A part le fait que je n'habite pas un chateau, meme si la maison de famille est tres grande et tres ancienne, je ne crois pas que le fait de avoir declare mon appui, souffert et travaille, a Kabila me mets a ote des violeurs des femmes.

Par contre, dans les chroniques des derniers jours, semblerait que ce sont les troupes "liberatrices" a violer nos soeurs et nos filles au pays que, a difference de Annuarite, ne monteront pas dans les nirvana des saints catholiques.

J'ai fait une analyse de la situation qui me porte a conclure que pour le moment, dans un pays comme le notre, ou les forces politique se trouvent exiles de la scene politique naitonale, nous sommes contraint a prendre parti ou pour les "rebels" ouvertments appuyes par les troupes etrangeres contre un gouvernement qu'est reconnu par la communite internationale, ou avec le pouvoir en place a Kinshasa qu'a appelle a son secours, comme il est dans les faits normale pour tout gouvernement reconnu, des allies etrangers.

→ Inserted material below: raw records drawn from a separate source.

@@ -1398,10 +1423,11 @@
     }
     return;
   }
-  fft_lds<1, MAXB, NT, P2>(buf, LS, nz, 3 * nl, tw, 1, tid);
+  if (tr) fft_lds_strided<1, MAXB, NT, P2>(buf, 1, zes, nz, 3 * nl, tw, 1, tid);
+  else fft_lds<1, MAXB, NT, P2>(buf, LS, nz, 3 * nl, tw, 1, tid);
   if (l < nl)
     for (int c = 0; c < 3; ++c)
-      for (int j = jg; j < nz; j += JG) base[(size_t)c * planeC + (size_t)j * slab] = buf[(c * nl + l) * LS + j];
+      for (int j = jg; j < nz; j += JG) base[(size_t)c * planeC + (size_t)j * slab] = buf[zat(c * nl + l, j)];
 }
 
 template <bool ACC>
@@ -1515,11 +1541,11 @@
 #define UAMMD_ZP_THREADS 512
 #endif
 #define UH_ZFUSED(LT, P) hipLaunchKernelGGL((k_fft_z_fused<LT, UAMMD_ZP_THREADS, P>), gz, dim3(UAMMD_ZP_THREADS), ldsz, st, g, planeC, zStride, nyl, y0, nz, cells, L, f->par.viscosity, \
-                                         haveForce, noisePrefactor, f->par.seed, seed2, f->pse)
+                                         haveForce, noisePrefactor, f->par.seed, seed2, f->pse, f->zTransposed)
   if (is_pow2(nz)) { if (ltl == 4) UH_ZFUSED(4, true); else if (ltl == 3) UH_ZFUSED(3, true); else UH_ZFUSED(2, true); }
   else {
 #define UH_ZFUSED_G(LT) hipLaunchKernelGGL((k_fft_z_fused<LT, UAMMD_ZG_THREADS, false>), gz, dim3(UAMMD_ZG_THREADS), ldsz, st, g, planeC, zStride, nyl, y0, nz, \
-                                           cells, L, f->par.viscosity, haveForce, noisePrefactor, f->par.seed, seed2, f->pse)
+                                           cells, L, f->par.viscosity, haveForce, noisePrefactor, f->par.seed, seed2, f->pse, false)
     if (ltl == 4) UH_ZFUSED_G(4); else if (ltl == 3) UH_ZFUSED_G(3); else UH_ZFUSED_G(2);
 #undef UH_ZFUSED_G
   }
@@ -1558,6 +1584,7 @@
     f->slotDirty = true;
   }
   f->slotSteps = 0;
+  f->entryPosValid = false;
   if (f->prepCapN < N) {
     UH_CHECK(hipStreamSynchronize(st));
     f->orderN = 0;
@@ -1796,6 +1823,8 @@
     if (int e = fcm_prepare_best(f, d_pos, d_force, N, st, positionsKept, &pr, &slots)) return e;
   }
   if (half != 2) f->lastSolveSlots = slots;
+  pr.velEntry = (f->wantVelEntry && tiles && half == 0 && !f->accumulate && f->entryCapN >= N) ? (float4 *)f->entryVel.ptr : nullptr;
+  f->velEntryWritten = false;
   if (d_force && half != 2) {
     if (tiles) {
       const int nt = f->ntiles.x * f->ntiles.y * f->ntiles.z;
@@ -1878,6 +1907,7 @@
                          f->planeReal, zs, (float4 *)f->interBuf.ptr);
     launch_gather_inter(st, d_linearVelocity, (const float4 *)f->interBuf.ptr, N, f->grid.cellDim, f->kern.support, f->grid.cellVolume,
                         dsx, dsxy, pr, f->accumulate, f->gatherPerWave, packed);
+    f->velEntryWritten = pr.velEntry != nullptr;
   } else if (tiles)
     hipLaunchKernelGGL(k_fcm_gather_prep, gp, bp, 0, st, d_linearVelocity, (const float *)g, N, f->grid.cellDim, f->nxpad,
                        f->planeReal, zs, f->kern.support, f->grid.cellVolume, dsx, dsxy, pr, f->accumulate);
@@ -1938,14 +1968,17 @@
   pr.ovfTile = (int *)f->prepOvfTile.ptr;
   pr.cap = cap;
   pr.slotCount = counts + (size_t)parity * (nt + 2);
+  float4 *posEntry = (f->entryCopy && f->entryCapN >= N) ? (float4 *)f->entryPos.ptr : nullptr;
+  const bool posFromEntry = v && posEntry && f->entryPosValid && f->lastSolveSlots && f->entryPosFor == (const void *)d_pos && f->entryPosN == N;
+  const float4 *velEntry = (v && posEntry && f->velEntryWritten) ? (const float4 *)f->entryVel.ptr : nullptr;
 #define UH_STEP_PREP(K)                                                                                                                        \
   case K:                                                                                                                                      \
     if (N <= kPrepLanesUpTo)                                                                                                                   \
       hipLaunchKernelGGL((k_fcm_step_prep<K, kPrepLanes>), dim3((unsigned)(((size_t)N * kPrepLanes + 255) / 256)), dim3(256), 0, st, (float4 *)d_pos, v, N, \
-                         dt, f->grid, f->kern, f->ntiles, pr, N);                                                                              \
+                         dt, f->grid, f->kern, f->ntiles, pr, N, posEntry, velEntry, posFromEntry);                                            \
     else                                                                                                                                       \
       hipLaunchKernelGGL((k_fcm_step_prep<K, 1>), dim3((N + 255) / 256), dim3(256), 0, st, (float4 *)d_pos, v, N, dt, f->grid, f->kern,         \
-                         f->ntiles, pr, N);                                                                                                    \
+                         f->ntiles, pr, N, posEntry, velEntry, posFromEntry);                                                                  \
     break;
   switch (f->kern.kind) {
     UH_STEP_PREP(kKernelGaussian) UH_STEP_PREP(kKernelPeskin3) UH_STEP_PREP(kKernelPeskin4) UH_STEP_PREP(kKernelConstant)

Je ne m'explique pas pourquoi, si le souci des "nouveaux anciens" liberateurs (Bizima, Bugera, etc.) etait celui de la democratie, ce gens n'ont pas attendu le delai fixe pour les elections pour se battre dans l'arene politique a la place de trainer un peuple paisible dans une guerre que rends de plus en plus loine la date des elections.

Je suis contre la guerre, j'ai hais les viols et la pourriture que chaque guerre emporte avec elle. Nous sommes la pour debattre a propos des possibles solution a ce conflit. Faisons-le avec les coeurs en main, en se rappelent de demarrer le cerveau avant d'ouvrir la bouche.